template <bool ASYNC_A, int NBMAX, int EPI, bool PATCH>
__global__ void __launch_bounds__(NTHREADS, NBMAX == 4 ? 2 : 1) gemm_rows_tc_kernel(const __grid_constant__ CmganGemmArgs g, const float* __restrict__ Bp,
                                                                                  const TcCfg cfg, const __grid_constant__ CUtensorMap tmA) {
    extern __shared__ uint8_t smem_raw[];
    const uint32_t base = (smem_u32(smem_raw) + 1023u) & ~1023u;
    uint8_t* base_ptr = smem_raw + (base - smem_u32(smem_raw));
    const int BN = cfg.BN, stages = cfg.stages;
    const int b_tile_bytes = BN * KC * 4;
    const int cpt = g.Cin / KC;
    const int nchunks = cpt * g.ntaps;
    const uint32_t sA = base;
    const uint32_t sB = sA + stages * A_STAGE_BYTES;
    const uint32_t b_region = (uint32_t)(cfg.resident ? nchunks : stages) * b_tile_bytes;
    const uint32_t sStg = sB + b_region;
    const uint32_t bars = sStg + STG_BYTES;
    auto full_bar = [&](int s) { return bars + 8u * s; };
    auto empty_bar = [&](int s) { return bars + 8u * (stages + s); };
    const uint32_t bready_bar = bars + 8u * (2 * stages);

    const int tid = threadIdx.x, warp = tid >> 5, lane = tid & 31;
    const int ntiles = cfg.ntiles;
    const int my_tiles = (ntiles - (int)blockIdx.x + (int)gridDim.x - 1) / (int)gridDim.x;

    if (tid == 0) {
        for (int s = 0; s < stages; ++s) { mbar_init(full_bar(s), cfg.tma ? 1 : NPROD + (cfg.resident ? 0 : 1)); mbar_init(empty_bar(s), 4); }
        mbar_init(bready_bar, 1);
        fence_barrier_init();
    }
    __syncthreads();

    if (warp < 4) {
        const int c = tid & 7;
        const int rr = tid >> 3;
        uint32_t dst_off[4];
#pragma unroll
        for (int i = 0; i < 4; ++i) { const int r = rr + 16 * i; dst_off[i] = r * 128 + ((c ^ (r & 7)) << 4); }
        const long total = (long)my_tiles * nchunks;
        if (tid == 0 && cfg.resident) {
            mbar_arrive_expect_tx(bready_bar, (uint32_t)(nchunks * b_tile_bytes));
            for (int ch = 0; ch < nchunks; ++ch)
                bulk_g2s(sB + ch * b_tile_bytes, Bp + (long)ch * BN * KC, (uint32_t)b_tile_bytes, bready_bar);
        }
#define B_STAGE(q, s)                                                                                                    \
        if (tid == 0 && !cfg.resident) {                                                                                 \
            if (!cfg.tma) mbar_arrive_expect_tx(full_bar(s), (uint32_t)b_tile_bytes);                                    \
            bulk_g2s(sB + (s) * b_tile_bytes, Bp + (long)((q) % nchunks) * BN * KC, (uint32_t)b_tile_bytes, full_bar(s)); \
        }

        if (ASYNC_A && cfg.tma) {
            if (tid == 0) {
                for (long q = 0; q < total; ++q) {
                    const int lt = (int)(q / nchunks), ch = (int)(q - (long)lt * nchunks);
                    const int s = (int)(q % stages);
                    const uint32_t par = (uint32_t)((q / stages) & 1);
                    mbar_wait(empty_bar(s), par ^ 1u);
                    mbar_arrive_expect_tx(full_bar(s), (uint32_t)(A_STAGE_BYTES + (cfg.resident ? 0 : b_tile_bytes)));
                    B_STAGE(q, s)
                    const int tile = blockIdx.x + lt * gridDim.x;
                    if (!PATCH) {
                        tma_load_2d(sA + s * A_STAGE_BYTES, &tmA, ch * KC, tile * BM, full_bar(s));
                    } else {
                        const int fx = tile % cfg.nfx, ty = (tile / cfg.nfx) % cfg.nty, bimg = tile / (cfg.nfx * cfg.nty);
                        const int tap = ch / cpt, kc = ch - tap * cpt;
                        tma_load_4d(sA + s * A_STAGE_BYTES, &tmA, kc * KC, fx * PW + g.dx[tap], ty * PH + g.dy[tap], bimg, full_bar(s));
                    }
                }
            }
            __syncwarp();
        } else if (ASYNC_A) {
            const int LAG = stages >= 3 ? 2 : 1;
            long rowoff[4];
            RowInfo ri[4];
            int cur_tile = -1, cur_tap = -1;
            for (long q = 0; q < total + LAG; ++q) {
                if (q < total) {
                    const int lt = (int)(q / nchunks), ch = (int)(q - (long)lt * nchunks);
                    const int s = (int)(q % stages);
                    const uint32_t par = (uint32_t)((q / stages) & 1);
                    const int tap = ch / cpt, k0 = (ch - tap * cpt) * KC + c * 4;
                    if (lt != cur_tile) {
                        cur_tile = lt; cur_tap = -1;
                        const int m0 = (blockIdx.x + lt * gridDim.x) * BM;
#pragma unroll
                        for (int i = 0; i < 4; ++i) ri[i] = decode_row(g, m0 + rr + 16 * i);
                    }
                    if (tap != cur_tap) {
                        cur_tap = tap;
#pragma unroll
                        for (int i = 0; i < 4; ++i) {
                            long r = in_row_of(g, ri[i], tap);
                            rowoff[i] = r < 0 ? -1 : g.tap_off[tap] + r * g.lda;
                        }
                    }
                    mbar_wait(empty_bar(s), par ^ 1u);
                    B_STAGE(q, s)
                    const uint32_t sbase = sA + s * A_STAGE_BYTES;
#pragma unroll
                    for (int i = 0; i < 4; ++i) {
                        const bool ok = rowoff[i] >= 0;
                        cp_async16(sbase + dst_off[i], g.A + (ok ? rowoff[i] + k0 : 0), ok ? 16u : 0u);
                    }
                }
                cp_async_commit();
                const long done = q - LAG;
                if (done >= 0) {
                    if (LAG == 2) cp_async_wait<2>(); else cp_async_wait<1>();
                    fence_proxy_async();
                    mbar_arrive(full_bar((int)(done % stages)));
                }
            }
        } else {
            float mean[4], rstd[4];
            RowInfo ri[4];
            int cur_tile = -1;
            for (long q = 0; q < total; ++q) {
                const int lt = (int)(q / nchunks), ch = (int)(q - (long)lt * nchunks);
                const int s = (int)(q % stages);
                const uint32_t par = (uint32_t)((q / stages) & 1);
                const int tap = ch / cpt, k0 = (ch - tap * cpt) * KC + c * 4;
                if (lt != cur_tile) {
                    cur_tile = lt;
                    const int m0 = (blockIdx.x + lt * gridDim.x) * BM;
#pragma unroll
                    for (int i = 0; i < 4; ++i) {
                        ri[i] = decode_row(g, m0 + rr + 16 * i);
                        mean[i] = 0.f; rstd[i] = 1.f;
                        if (g.pro == CMGAN_PRO_LN) {
                            long r = in_row_of(g, ri[i], 0);
                            if (r >= 0) { float2 st = __ldg(reinterpret_cast<const float2*>(g.p0) + r); mean[i] = st.x; rstd[i] = st.y; }
                        }
                    }
                }
                ChunkParams cp;
                load_chunk_params(g, k0, cp);
                float4 v[4];
                long rows[4];
#pragma unroll
                for (int i = 0; i < 4; ++i) {
                    rows[i] = in_row_of(g, ri[i], tap);
                    v[i] = rows[i] >= 0 ? __ldg(reinterpret_cast<const float4*>(g.A + g.tap_off[tap] + rows[i] * g.lda + k0)) : make_float4(0.f, 0.f, 0.f, 0.f);
                }
#pragma unroll
                for (int i = 0; i < 4; ++i)
                    if (rows[i] >= 0) v[i] = transform4(g, v[i], rows[i], k0, mean[i], rstd[i], cp);
                mbar_wait(empty_bar(s), par ^ 1u);
                B_STAGE(q, s)
                const uint32_t sbase = sA + s * A_STAGE_BYTES;
#pragma unroll
                for (int i = 0; i < 4; ++i)
                    asm volatile("st.shared.v4.f32 [%0], {%1, %2, %3, %4};" ::"r"(sbase + dst_off[i]), "f"(to_tf32(v[i].x)), "f"(to_tf32(v[i].y)),
                                 "f"(to_tf32(v[i].z)), "f"(to_tf32(v[i].w)) : "memory");
                fence_proxy_async();
                mbar_arrive(full_bar(s));
            }
        }
#undef B_STAGE
    } else {
        const int cw = warp - 4;
        const int nb = BN / 16;
        float acc[NBMAX][8];
#pragma unroll
        for (int j = 0; j < NBMAX; ++j)
#pragma unroll
            for (int i = 0; i < 8; ++i) acc[j][i] = 0.f;
        float* stg = reinterpret_cast<float*>(base_ptr + (sStg - base)) + cw * 16 * STG_LD;
        const int col4 = (lane & 15) * 4;
        const int rsub = lane >> 4;
        const int fg = lane >> 2, ft = lane & 3;
        constexpr bool DROPS = EPI == CMGAN_EPI_DROP_RES || EPI == CMGAN_EPI_DSWISH_DROP || EPI == CMGAN_EPI_SWISH_DUAL;
        const uint32_t seed32 = DROPS ? cmgan_seed32(eff_seed(g)) : 0u;
        const uint32_t thr16 = g.drop_thr >> 16;
        const bool drop_on = DROPS && g.drop_thr != 0u;
        constexpr bool patch = PATCH;
        const float inv_keep = g.inv_keep, alpha = g.alpha;
        const float* xbase = nullptr;
        long ldx = 0;
        if (EPI == CMGAN_EPI_DROP_RES) { xbase = g.R; ldx = g.ldr; }
        else if (EPI == CMGAN_EPI_DSWISH_DROP || EPI == CMGAN_EPI_DBNSWISH) { xbase = g.aux; ldx = g.ldaux; }
        else if (EPI == CMGAN_EPI_ACC) { xbase = g.C; ldx = g.ldc; }
        if (cfg.resident) mbar_wait(bready_bar, 0);
        long q = 0;
        for (int lt = 0; lt < my_tiles; ++lt) {
            for (int ch = 0; ch < nchunks; ++ch, ++q) {
                const int s = (int)(q % stages);
                const uint32_t par = (uint32_t)((q / stages) & 1);
                mbar_wait(full_bar(s), par);
                const uint64_t adesc = gmma_desc_sw128(sA + s * A_STAGE_BYTES);
                const uint64_t bdesc = gmma_desc_sw128(sB + (cfg.resident ? ch : s) * b_tile_bytes);
                wgmma_fence();
                mma_chunk_n<NBMAX>(nb, acc, adesc, bdesc, ch == 0);
                wgmma_commit();
                wgmma_wait<0>();
                __syncwarp();
                if (lane == 0) mbar_arrive(empty_bar(s));
            }
            const int tile = blockIdx.x + lt * gridDim.x;
            long mfirst;
            int hi_rows, vhi, vlo;
            if (patch) {
                const int fx = tile % cfg.nfx, ty = (tile / cfg.nfx) % cfg.nty, bimg = tile / (cfg.nfx * cfg.nty);
                const int y0 = ty * PH + cw * 2, x0 = fx * PW;
                mfirst = ((long)bimg * cfg.H + y0) * cfg.W + x0 + rsub;
                hi_rows = cfg.W; vhi = cfg.H - y0; vlo = cfg.W - x0;
            } else {
                const int mrow0 = tile * BM + cw * 16;
                mfirst = (long)mrow0 + rsub;
                hi_rows = 8; vhi = 2; vlo = g.M - mrow0;
            }
            auto row_ok = [&](int ps) { return patch ? ((ps >> 2) < vhi && 2 * (ps & 3) + rsub < vlo) : (2 * ps + rsub < vlo); };
            auto row_delta = [&](int ps) { return (long)(ps >> 2) * hi_rows + 2 * (ps & 3); };
            const bool any_row = row_ok(0);
#pragma unroll
            for (int sl = 0; sl < NBMAX / 4; ++sl) {
                const int n0 = sl * SLAB;
                if (n0 >= BN) break;
                const int ncols = min(SLAB, BN - n0);
#pragma unroll
                for (int jj = 0; jj < 4; ++jj) {
                    if (16 * jj >= ncols) break;
                    const float* d = acc[4 * sl + jj];
#pragma unroll
                    for (int i = 0; i < 2; ++i) {
                        const int col = 16 * jj + 8 * i + 2 * ft;
                        *reinterpret_cast<float2*>(stg + fg * STG_LD + col) = make_float2(d[4 * i], d[4 * i + 1]);
                        *reinterpret_cast<float2*>(stg + (fg + 8) * STG_LD + col) = make_float2(d[4 * i + 2], d[4 * i + 3]);
                    }
                }
                __syncwarp();
                if (col4 < ncols && any_row) {
                    const int n = n0 + col4;
                    float4 bias4 = make_float4(0.f, 0.f, 0.f, 0.f), e0v = bias4, e1v = bias4;
                    if (g.bias) bias4 = __ldg(reinterpret_cast<const float4*>(g.bias + n));
                    if (EPI == CMGAN_EPI_DBNSWISH) { e0v = __ldg(reinterpret_cast<const float4*>(g.e0 + n)); e1v = __ldg(reinterpret_cast<const float4*>(g.e1 + n)); }
                    float* cptr = g.C ? g.C + mfirst * g.ldc + n : nullptr;
                    float* c2ptr = EPI == CMGAN_EPI_SWISH_DUAL ? g.C2 + mfirst * g.ldc2 + n : nullptr;
                    const float* xp = xbase ? xbase + mfirst * ldx + n : nullptr;
                    const float* sptr = stg + rsub * STG_LD + col4;
                    const long ldc = g.ldc, ldc2 = g.ldc2;
                    const uint32_t pair = (uint32_t)(((unsigned long long)mfirst * (unsigned long long)g.N + (unsigned long long)n) >> 1);
                    const uint32_t phalf = (uint32_t)g.N >> 1;
#pragma unroll
                    for (int b4 = 0; b4 < 2; ++b4) {
                        float4 ex[4];
#pragma unroll
                        for (int u = 0; u < 4; ++u)
                            ex[u] = (xp && row_ok(b4 * 4 + u)) ? __ldg(reinterpret_cast<const float4*>(xp + row_delta(b4 * 4 + u) * ldx))
                                                                : make_float4(0.f, 0.f, 0.f, 0.f);
#pragma unroll
                        for (int u = 0; u < 4; ++u) {
                            const int ps = b4 * 4 + u;
                            if (!row_ok(ps)) continue;
                            const long rd = row_delta(ps);
                            const float4 a = *reinterpret_cast<const float4*>(sptr + ps * 2 * STG_LD);
                            float v[4] = {a.x + bias4.x, a.y + bias4.y, a.z + bias4.z, a.w + bias4.w};
                            float ds[4] = {1.f, 1.f, 1.f, 1.f};
                            if (DROPS && drop_on) {
                                const uint32_t pr = pair + (uint32_t)rd * phalf;
                                const uint32_t h0 = cmgan_mix32((pr * 0x9E3779B1u) ^ seed32), h1 = cmgan_mix32(((pr + 1u) * 0x9E3779B1u) ^ seed32);
                                ds[0] = (h0 & 0xFFFFu) >= thr16 ? inv_keep : 0.f; ds[1] = (h0 >> 16) >= thr16 ? inv_keep : 0.f;
                                ds[2] = (h1 & 0xFFFFu) >= thr16 ? inv_keep : 0.f; ds[3] = (h1 >> 16) >= thr16 ? inv_keep : 0.f;
                            }
                            const float x[4] = {ex[u].x, ex[u].y, ex[u].z, ex[u].w};
                            if (EPI == CMGAN_EPI_SWISH_DUAL) {
                                if (cptr) *reinterpret_cast<float4*>(cptr + rd * ldc) = make_float4(v[0], v[1], v[2], v[3]);
#pragma unroll
                                for (int j = 0; j < 4; ++j) v[j] = to_tf32(swishf_(v[j]) * ds[j]);
                                *reinterpret_cast<float4*>(c2ptr + rd * ldc2) = make_float4(v[0], v[1], v[2], v[3]);
                                continue;
                            }
                            if (EPI == CMGAN_EPI_DROP_RES) {
#pragma unroll
                                for (int j = 0; j < 4; ++j) v[j] = alpha * v[j] * ds[j] + (xbase ? x[j] : 0.f);
                            } else if (EPI == CMGAN_EPI_DSWISH_DROP) {
#pragma unroll
                                for (int j = 0; j < 4; ++j) v[j] = to_tf32(v[j] * dswishf_(x[j]) * ds[j]);
                            } else if (EPI == CMGAN_EPI_DBNSWISH) {
                                const float sa[4] = {e0v.x, e0v.y, e0v.z, e0v.w}, sb[4] = {e1v.x, e1v.y, e1v.z, e1v.w};
#pragma unroll
                                for (int j = 0; j < 4; ++j) v[j] = v[j] * dswishf_(fmaf(x[j], sa[j], sb[j]));
                            } else if (EPI == CMGAN_EPI_ACC) {
#pragma unroll
                                for (int j = 0; j < 4; ++j) v[j] = alpha * v[j] + x[j];
                            }
                            *reinterpret_cast<float4*>(cptr + rd * ldc) = make_float4(v[0], v[1], v[2], v[3]);
                        }
                    }
                }
                __syncwarp();
            }
        }
    }
}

* Problem statement:
Work out how many lines of the listing above include the word "return". Report only the number.

* Written response:
4